Metadata Columns Description
Column | Description |
---|---|
seqnames |
Chromosome name (e.g., chr7 , chr17 ) where
the region is located. |
ranges |
Genomic coordinates (start–end) of the regulatory region. |
strand |
Strand information (* means unstranded, typical for
regulatory elements). |
width |
Length of the genomic region in base pairs. |
cell_type |
The specific cell type where the region shows significant
accessibility (e.g., "Acinar" ). |
p_val_adj |
Adjusted p-value from differential accessibility testing (multiple testing corrected).

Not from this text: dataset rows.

#if ADSB_PRIO & 1
    __builtin_amdgcn_s_setprio(3);
#endif
    if (!NSQ && MAGMODE == 1) __builtin_amdgcn_s_setreg((1 | (0 << 6) | ((2 - 1) << 11)), 3);
#if ADSB_TILE_STAMPS
    unsigned long long ts_prev = 0;
    uint32_t ts_seg[9] = {0, 0, 0, 0, 0, 0, 0, 0, 0};
    ts_seg[7] = (uint32_t)__builtin_amdgcn_s_memrealtime();
    TSTAMP(-1);
    ts_seg[8] = (uint32_t)ts_prev;
// ... 29 lines not shown
        if constexpr (NSQ) wave_big = nsq_image_to_lds(raw_a, raw_b, img, tid);
        else wave_big = magnitudes_to_lds<ST, MAGMODE, MagPad<ST, SCAN>::on>(raw, mag, tid);
        if ((NSQ || ST == ADSB_SAMPLE_I16) && lane == 0) misc[4 + wave] = wave_big ? 1u : 0u;
        TSTAMP(1);
        __syncthreads();
        TSTAMP(2);
#if ADSB_ABL_PHASES < 2
        if (smem[tid * 64] == 0xFD && smem[tid * 64 + 1] == 0xFE && n_valid == 7) misc[12] = 1;
#else

        if constexpr (NSQ || ST == ADSB_SAMPLE_I16) {
            uint32_t any_big = 0;
#pragma unroll
            for (int w = 0; w < kThreads / 64; ++w) any_big |= misc[4 + w];
            const bool big = any_big != 0;
            if constexpr (NSQ) {
                if (!big) gate_phase_nsq<true>(img, cand, list, &misc[12], tid, n_valid);
                else gate_phase_nsq<false>(img, cand, list, &misc[12], tid, n_valid);
            } else {
                if (!big) gate_phase<ST, ADSB_GATE_GROUP, TC::kRunT, kThreads, -1, NoHook, true>(mag, cand, list, &misc[12], tid, n_valid);
                else gate_phase<ST, ADSB_GATE_GROUP, TC::kRunT, kThreads, -1, NoHook, false>(mag, cand, list, &misc[12], tid, n_valid);
            }
        } else {
            gate_phase<ST, ADSB_GATE_GROUP, TC::kRunT, kThreads, -1, NoHook, (ST == ADSB_SAMPLE_I8), MagPad<ST, SCAN>::on>(mag, cand, list, &misc[12], tid, n_valid);
        }
#endif
        TSTAMP(3);
        __syncthreads();
        TSTAMP(4);

#if ADSB_PRIO & 2
        __builtin_amdgcn_s_setprio(2);
#endif
        uint32_t total = misc[12];
#if ADSB_ABL_PHASES < 3
        if (total != 0x7FFFFFFFu) total = 0;
#endif
        const bool dense = total > (uint32_t)kSparseCap;
        constexpr int kBitsPerWord = TC::kRunT < 32 ? TC::kRunT : 32;
        u32x4 cw = {0, 0, 0, 0};
        uint32_t cnt = 0, my_first = 0;
        if (dense) {
            if (4 * tid < (uint32_t)(TC::kTileT / kBitsPerWord)) cw = reinterpret_cast<const u32x4 *>(cand)[tid];
            cnt = __builtin_popcount(cw.x) + __builtin_popcount(cw.y) + __builtin_popcount(cw.z) +
                  __builtin_popcount(cw.w);
            uint32_t incl = cnt;
#pragma unroll
// ... 1236 lines not shown
        *sm.done = 0;
        __builtin_amdgcn_fence(__ATOMIC_RELEASE, "");
        asm volatile("s_waitcnt vmcnt(0)" ::: "memory");
        __hip_atomic_store(sm.seq_host, sm.seq, __ATOMIC_RELAXED, __HIP_MEMORY_SCOPE_SYSTEM);
    }
}

hipError_t launch_small(hipStream_t s, int sample_type, int mag_mode, int scan, const DemodArgs &p, const FinishArgs &f,
                        const SmallArgs &sm)
{
    if (p.tile_count == 0 || p.tile_count > (uint32_t)kFinTiles) return hipErrorInvalidValue;
    dim3 grid(p.tile_count), block(kThreads);
    if (sample_type == ADSB_SAMPLE_I16) hipLaunchKernelGGL((demod_small<ADSB_SAMPLE_I16, 0, kScanRoot>), grid, block, 0, s, p, f, sm);
#if ADSB_AB_KERNELS
    else if (scan == kScanSieve) hipLaunchKernelGGL((demod_small<ADSB_SAMPLE_I8, 0, kScanSieve>), grid, block, 0, s, p, f, sm);
    else if (scan == kScanNsq) hipLaunchKernelGGL((demod_small<ADSB_SAMPLE_I8, 0, kScanNsq>), grid, block, 0, s, p, f, sm);
    else if (scan == kScanReg) hipLaunchKernelGGL((demod_small<ADSB_SAMPLE_I8, 0, kScanReg>), grid, block, 0, s, p, f, sm);
    else if (scan == kScanCode) hipLaunchKernelGGL((demod_small<ADSB_SAMPLE_I8, 0, kScanCode>), grid, block, 0, s, p, f, sm);
#else
    else if (scan != kScanRoot) return hipErrorInvalidValue;
#endif
    else if (mag_mode == 0) hipLaunchKernelGGL((demod_small<ADSB_SAMPLE_I8, 0, kScanRoot>), grid, block, 0, s, p, f, sm);
    else if (mag_mode == 1) hipLaunchKernelGGL((demod_small<ADSB_SAMPLE_I8, 1, kScanRoot>), grid, block, 0, s, p, f, sm);
    else hipLaunchKernelGGL((demod_small<ADSB_SAMPLE_I8, 2, kScanRoot>), grid, block, 0, s, p, f, sm);
    return hipGetLastError();
}

__global__ void empty_result_kernel(Header *hdr, uint64_t *hdr_pub, uint64_t *chan_prefix, uint32_t n_channels)
{
    if (threadIdx.x == 0) {
        hdr->n_out = 0;
        hdr->total_found = 0;
        hdr->flags = 0;
        hdr->retry = 0;
        hdr->alloc = 0;
        if (hdr_pub) { hdr_pub[0] = 0; hdr_pub[1] = 0; hdr_pub[2] = 0; hdr_pub[3] = 0; }
    }
    if (chan_prefix)
        for (uint32_t k = threadIdx.x; k <= n_channels; k += blockDim.x) chan_prefix[k] = 0;
}
hipError_t launch_empty_result(hipStream_t s, Header *hdr, uint64_t *hdr_pub, uint64_t *chan_prefix, uint32_t n_channels,
                               hipEvent_t e0, hipEvent_t e1)
{
    hipExtLaunchKernelGGL(empty_result_kernel, dim3(1), dim3(64), 0, s, e0, e1, 0, hdr, hdr_pub, chan_prefix, n_channels);
    return hipGetLastError();
}

template <int ST>
static hipError_t launch_demod_st(hipStream_t s, int mag_mode, const DemodArgs &a, uint32_t grid_x,
                                  hipEvent_t e0, hipEvent_t e1)
{
    dim3 grid(grid_x), block(kThreads);
    if (ST == ADSB_SAMPLE_I16) mag_mode = 0;
    switch (mag_mode) {
    case 0: hipExtLaunchKernelGGL((demod_tiles<ST, 0, kScanRoot>), grid, block, 0, s, e0, e1, 0, a); break;
    case 1: hipExtLaunchKernelGGL((demod_tiles<ST, ST == ADSB_SAMPLE_I8 ? 1 : 0, kScanRoot>), grid, block, 0, s, e0, e1, 0, a); break;
    default: hipExtLaunchKernelGGL((demod_tiles<ST, ST == ADSB_SAMPLE_I8 ? 2 : 0, kScanRoot>), grid, block, 0, s, e0, e1, 0, a); break;
    }
    return hipGetLastError();
}

bool tile_stamps_built() { return ADSB_TILE_STAMPS != 0; }

hipError_t launch_demod(hipStream_t s, int sample_type, int mag_mode, int scan, const DemodArgs &a,
                        hipEvent_t e0, hipEvent_t e1)
{
    if (a.tile_count == 0) return hipSuccess;
#if ADSB_AB_KERNELS
    if (sample_type == ADSB_SAMPLE_I8 && scan == kScanSieve) {
        uint32_t grid = a.tile_count;
        if (kSievePersistent) {
            static int sieve_slots = 0;
            if (sieve_slots == 0) {
                int dev = 0, cus = 0;
                if (hipGetDevice(&dev) != hipSuccess || hipDeviceGetAttribute(&cus, hipDeviceAttributeMultiprocessorCount, dev) != hipSuccess || cus <= 0) cus = 256;
                sieve_slots = cus * 4;
            }
            if (grid > (uint32_t)sieve_slots) grid = (uint32_t)sieve_slots;
        }
// ... 96 lines not shown
            mags8_i8<MAGMODE>(v, lo, hi);
            for (int k = 0; k < 8; ++k)
                if (g * 8 + k < n) out[g * 8 + k] = (uint16_t)(((k < 4 ? lo : hi) >> (8 * (k & 3))) & 0xFFu);
        }
    } else {
        const uint32_t *src = reinterpret_cast<const uint32_t *>(iq);
        for (size_t k = (size_t)blockIdx.x * blockDim.x + threadIdx.x; k < n; k += stride)
            out[k] = (uint16_t)mag_i16(src[k]);
    }
    if (MAGMODE == 1) __builtin_amdgcn_s_setreg((1 | (0 << 6) | ((2 - 1) << 11)), 0);
}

Small values indicate high significance. |
p_val |
Raw p-value from differential accessibility testing. |
avg_log2FC |
Average log2 fold-change in accessibility in the indicated cell type versus others; higher values indicate greater specificity. |
region |
Genomic interval as a string (e.g.,
"chr7:142748901-142749963" ). |
RETSI |
Regulatory Element Tissue Specificity Index; values near 1 indicate high specificity of accessibility to this cell type. |
RETSI_entropy |
Entropy-based measure of specificity, with lower values indicating more cell-type-specific accessibility. |
genes_HPAP, genes_nearest |
Names of genes linked to the regulatory region using co-accessibility or nearest-gene annotation. |
GETSI |
Gene Expression Tissue Specificity Index for linked genes, indicating how specific gene expression is to the cell type. |
GETSI_entropy |
Entropy-based measure of gene expression specificity, similar to RETSI entropy but applied at the transcript level. |
This annotated GRanges
object thus serves as a
comprehensive resource combining genomic location, cell type-specific
accessibility, gene linkage, and expression specificity — facilitating
downstream functional genomics analyses.